### [ACTION ITEM]
Find and copy every line in the records that includes the string "lines".

------------------------------------------------------------------------

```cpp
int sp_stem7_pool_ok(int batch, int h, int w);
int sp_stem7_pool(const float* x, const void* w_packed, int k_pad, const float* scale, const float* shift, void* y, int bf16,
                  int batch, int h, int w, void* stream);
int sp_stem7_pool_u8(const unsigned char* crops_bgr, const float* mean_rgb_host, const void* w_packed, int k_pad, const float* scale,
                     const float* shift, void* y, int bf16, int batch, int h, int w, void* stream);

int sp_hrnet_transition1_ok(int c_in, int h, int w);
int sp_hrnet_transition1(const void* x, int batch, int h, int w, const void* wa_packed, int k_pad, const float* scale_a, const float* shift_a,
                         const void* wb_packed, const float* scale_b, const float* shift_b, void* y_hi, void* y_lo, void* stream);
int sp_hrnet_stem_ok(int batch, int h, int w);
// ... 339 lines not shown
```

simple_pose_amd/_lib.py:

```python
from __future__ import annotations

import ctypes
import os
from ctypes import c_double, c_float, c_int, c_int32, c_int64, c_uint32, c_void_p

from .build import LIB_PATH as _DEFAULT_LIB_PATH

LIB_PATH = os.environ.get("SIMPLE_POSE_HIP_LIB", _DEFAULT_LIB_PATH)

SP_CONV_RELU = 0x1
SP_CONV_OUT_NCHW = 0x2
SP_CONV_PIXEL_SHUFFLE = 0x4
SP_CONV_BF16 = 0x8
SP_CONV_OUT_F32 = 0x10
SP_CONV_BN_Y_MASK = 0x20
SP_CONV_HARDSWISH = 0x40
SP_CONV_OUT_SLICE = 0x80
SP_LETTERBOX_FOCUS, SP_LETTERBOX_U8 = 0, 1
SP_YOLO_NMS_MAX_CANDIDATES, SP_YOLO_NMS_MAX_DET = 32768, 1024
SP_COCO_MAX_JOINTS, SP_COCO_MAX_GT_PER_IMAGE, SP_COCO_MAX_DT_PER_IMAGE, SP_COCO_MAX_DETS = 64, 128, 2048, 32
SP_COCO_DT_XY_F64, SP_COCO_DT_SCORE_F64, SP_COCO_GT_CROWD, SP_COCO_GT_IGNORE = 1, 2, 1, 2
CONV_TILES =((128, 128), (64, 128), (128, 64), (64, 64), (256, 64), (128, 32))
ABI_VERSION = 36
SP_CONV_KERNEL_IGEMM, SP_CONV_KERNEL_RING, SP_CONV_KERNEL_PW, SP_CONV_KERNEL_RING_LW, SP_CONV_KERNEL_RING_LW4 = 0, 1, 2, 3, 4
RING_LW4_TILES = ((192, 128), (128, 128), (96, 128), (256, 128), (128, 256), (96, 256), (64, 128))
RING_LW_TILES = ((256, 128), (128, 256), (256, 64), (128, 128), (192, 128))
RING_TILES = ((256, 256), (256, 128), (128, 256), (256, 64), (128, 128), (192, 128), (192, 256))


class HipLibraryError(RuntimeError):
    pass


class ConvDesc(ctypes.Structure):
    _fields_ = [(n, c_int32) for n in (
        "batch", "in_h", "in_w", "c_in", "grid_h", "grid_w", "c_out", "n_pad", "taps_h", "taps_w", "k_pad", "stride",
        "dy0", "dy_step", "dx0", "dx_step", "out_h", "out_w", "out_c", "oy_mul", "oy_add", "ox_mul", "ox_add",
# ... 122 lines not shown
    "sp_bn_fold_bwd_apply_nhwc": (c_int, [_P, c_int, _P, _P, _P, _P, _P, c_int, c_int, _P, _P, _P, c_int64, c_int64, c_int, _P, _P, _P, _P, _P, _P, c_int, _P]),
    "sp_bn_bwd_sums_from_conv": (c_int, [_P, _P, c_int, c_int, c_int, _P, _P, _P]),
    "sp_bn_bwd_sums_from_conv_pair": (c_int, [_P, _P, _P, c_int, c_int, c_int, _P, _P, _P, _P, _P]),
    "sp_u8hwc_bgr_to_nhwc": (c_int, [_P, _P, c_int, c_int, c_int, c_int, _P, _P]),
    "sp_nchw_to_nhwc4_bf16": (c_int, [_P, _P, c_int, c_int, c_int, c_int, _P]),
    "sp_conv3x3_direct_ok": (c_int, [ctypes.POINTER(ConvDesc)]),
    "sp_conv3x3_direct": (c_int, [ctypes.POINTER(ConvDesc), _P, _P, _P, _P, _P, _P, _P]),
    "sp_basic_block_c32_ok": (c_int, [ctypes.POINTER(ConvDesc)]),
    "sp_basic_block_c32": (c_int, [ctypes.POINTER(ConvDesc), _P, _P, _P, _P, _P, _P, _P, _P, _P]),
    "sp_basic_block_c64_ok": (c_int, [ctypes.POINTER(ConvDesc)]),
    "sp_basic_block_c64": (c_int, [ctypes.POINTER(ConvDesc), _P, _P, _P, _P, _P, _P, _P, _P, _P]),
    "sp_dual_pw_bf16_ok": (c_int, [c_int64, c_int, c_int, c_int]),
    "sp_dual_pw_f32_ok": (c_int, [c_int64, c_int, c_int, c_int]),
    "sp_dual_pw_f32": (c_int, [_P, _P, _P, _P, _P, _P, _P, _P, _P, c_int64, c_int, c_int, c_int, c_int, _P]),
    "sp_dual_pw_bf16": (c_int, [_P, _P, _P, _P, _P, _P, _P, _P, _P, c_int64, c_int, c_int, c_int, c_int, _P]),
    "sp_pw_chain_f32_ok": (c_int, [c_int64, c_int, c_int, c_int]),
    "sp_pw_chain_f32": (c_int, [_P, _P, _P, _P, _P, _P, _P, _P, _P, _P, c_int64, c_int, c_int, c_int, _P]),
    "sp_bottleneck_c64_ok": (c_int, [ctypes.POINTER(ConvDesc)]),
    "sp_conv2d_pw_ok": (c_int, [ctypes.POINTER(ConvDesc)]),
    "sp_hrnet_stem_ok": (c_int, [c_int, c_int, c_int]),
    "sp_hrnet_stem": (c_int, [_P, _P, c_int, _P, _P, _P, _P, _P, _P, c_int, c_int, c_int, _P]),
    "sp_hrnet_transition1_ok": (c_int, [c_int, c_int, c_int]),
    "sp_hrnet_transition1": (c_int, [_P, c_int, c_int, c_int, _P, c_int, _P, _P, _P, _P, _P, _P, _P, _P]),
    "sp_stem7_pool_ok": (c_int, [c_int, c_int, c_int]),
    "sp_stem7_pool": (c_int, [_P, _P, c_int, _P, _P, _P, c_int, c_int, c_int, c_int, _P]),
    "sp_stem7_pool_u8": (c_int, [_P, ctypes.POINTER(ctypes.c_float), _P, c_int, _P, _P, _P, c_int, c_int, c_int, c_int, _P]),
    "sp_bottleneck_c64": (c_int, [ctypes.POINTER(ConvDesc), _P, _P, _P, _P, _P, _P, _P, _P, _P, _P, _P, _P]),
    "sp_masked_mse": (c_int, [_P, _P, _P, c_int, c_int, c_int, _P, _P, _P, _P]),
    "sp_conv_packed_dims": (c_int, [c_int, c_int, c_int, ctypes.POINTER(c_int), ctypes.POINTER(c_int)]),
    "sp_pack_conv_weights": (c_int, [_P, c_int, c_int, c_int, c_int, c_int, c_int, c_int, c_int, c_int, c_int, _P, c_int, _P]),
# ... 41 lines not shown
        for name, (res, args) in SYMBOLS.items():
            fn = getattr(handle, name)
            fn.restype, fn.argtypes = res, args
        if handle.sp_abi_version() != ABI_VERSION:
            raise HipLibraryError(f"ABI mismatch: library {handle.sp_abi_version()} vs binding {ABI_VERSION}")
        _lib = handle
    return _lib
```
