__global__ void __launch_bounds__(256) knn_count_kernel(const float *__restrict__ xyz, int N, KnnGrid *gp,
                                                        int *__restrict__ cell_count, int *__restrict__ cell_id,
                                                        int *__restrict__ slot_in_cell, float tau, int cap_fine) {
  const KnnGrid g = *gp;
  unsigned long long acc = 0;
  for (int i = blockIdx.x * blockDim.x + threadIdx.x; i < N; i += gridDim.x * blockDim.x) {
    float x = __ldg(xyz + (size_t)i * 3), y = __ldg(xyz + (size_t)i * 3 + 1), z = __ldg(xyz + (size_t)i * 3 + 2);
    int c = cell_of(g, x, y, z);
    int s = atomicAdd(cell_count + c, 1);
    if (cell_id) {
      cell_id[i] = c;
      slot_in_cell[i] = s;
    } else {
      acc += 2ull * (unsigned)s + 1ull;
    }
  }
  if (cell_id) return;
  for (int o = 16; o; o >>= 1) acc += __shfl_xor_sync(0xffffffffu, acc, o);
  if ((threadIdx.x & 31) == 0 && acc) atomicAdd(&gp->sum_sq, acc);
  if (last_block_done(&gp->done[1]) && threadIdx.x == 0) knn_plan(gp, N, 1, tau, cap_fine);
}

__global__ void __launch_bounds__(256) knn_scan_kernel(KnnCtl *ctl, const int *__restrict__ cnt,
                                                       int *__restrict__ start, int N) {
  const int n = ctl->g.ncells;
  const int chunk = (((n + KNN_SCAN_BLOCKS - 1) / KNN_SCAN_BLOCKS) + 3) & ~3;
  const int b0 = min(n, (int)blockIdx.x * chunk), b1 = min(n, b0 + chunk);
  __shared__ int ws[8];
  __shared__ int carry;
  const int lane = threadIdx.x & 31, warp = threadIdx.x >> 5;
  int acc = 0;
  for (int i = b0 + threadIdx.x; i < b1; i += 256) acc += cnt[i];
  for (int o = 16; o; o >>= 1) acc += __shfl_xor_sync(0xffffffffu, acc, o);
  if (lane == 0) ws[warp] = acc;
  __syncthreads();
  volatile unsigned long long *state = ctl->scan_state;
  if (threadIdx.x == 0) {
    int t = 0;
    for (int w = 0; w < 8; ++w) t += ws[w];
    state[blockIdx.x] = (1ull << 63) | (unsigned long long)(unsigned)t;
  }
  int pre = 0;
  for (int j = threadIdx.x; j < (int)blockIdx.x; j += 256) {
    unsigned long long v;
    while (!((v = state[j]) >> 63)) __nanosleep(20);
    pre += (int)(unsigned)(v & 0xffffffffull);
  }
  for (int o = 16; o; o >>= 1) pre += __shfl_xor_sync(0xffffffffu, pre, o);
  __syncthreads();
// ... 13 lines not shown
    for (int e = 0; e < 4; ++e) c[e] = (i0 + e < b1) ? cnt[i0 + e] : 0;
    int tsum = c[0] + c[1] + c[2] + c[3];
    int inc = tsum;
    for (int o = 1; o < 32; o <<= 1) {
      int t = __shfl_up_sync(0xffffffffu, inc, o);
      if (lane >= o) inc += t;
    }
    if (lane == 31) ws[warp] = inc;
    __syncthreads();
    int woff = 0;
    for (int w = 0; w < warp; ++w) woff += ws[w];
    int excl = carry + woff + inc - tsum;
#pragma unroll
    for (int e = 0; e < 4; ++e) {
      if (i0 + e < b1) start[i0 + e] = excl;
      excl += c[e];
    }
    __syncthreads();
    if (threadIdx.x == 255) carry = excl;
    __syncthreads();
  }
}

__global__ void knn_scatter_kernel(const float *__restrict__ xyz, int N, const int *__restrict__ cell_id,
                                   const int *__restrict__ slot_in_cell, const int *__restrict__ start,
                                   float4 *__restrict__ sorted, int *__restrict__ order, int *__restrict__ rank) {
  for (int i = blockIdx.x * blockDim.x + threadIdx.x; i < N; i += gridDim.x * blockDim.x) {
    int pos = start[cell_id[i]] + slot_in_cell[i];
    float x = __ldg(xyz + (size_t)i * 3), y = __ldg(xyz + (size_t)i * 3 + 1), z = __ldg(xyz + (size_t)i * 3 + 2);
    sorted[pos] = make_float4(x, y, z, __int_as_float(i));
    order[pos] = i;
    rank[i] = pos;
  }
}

------------------------------------------------------------------------

### [EXERCISE RESULT]
// ... 339 lines not shown
# ... 122 lines not shown
# ... 41 lines not shown
// ... 13 lines not shown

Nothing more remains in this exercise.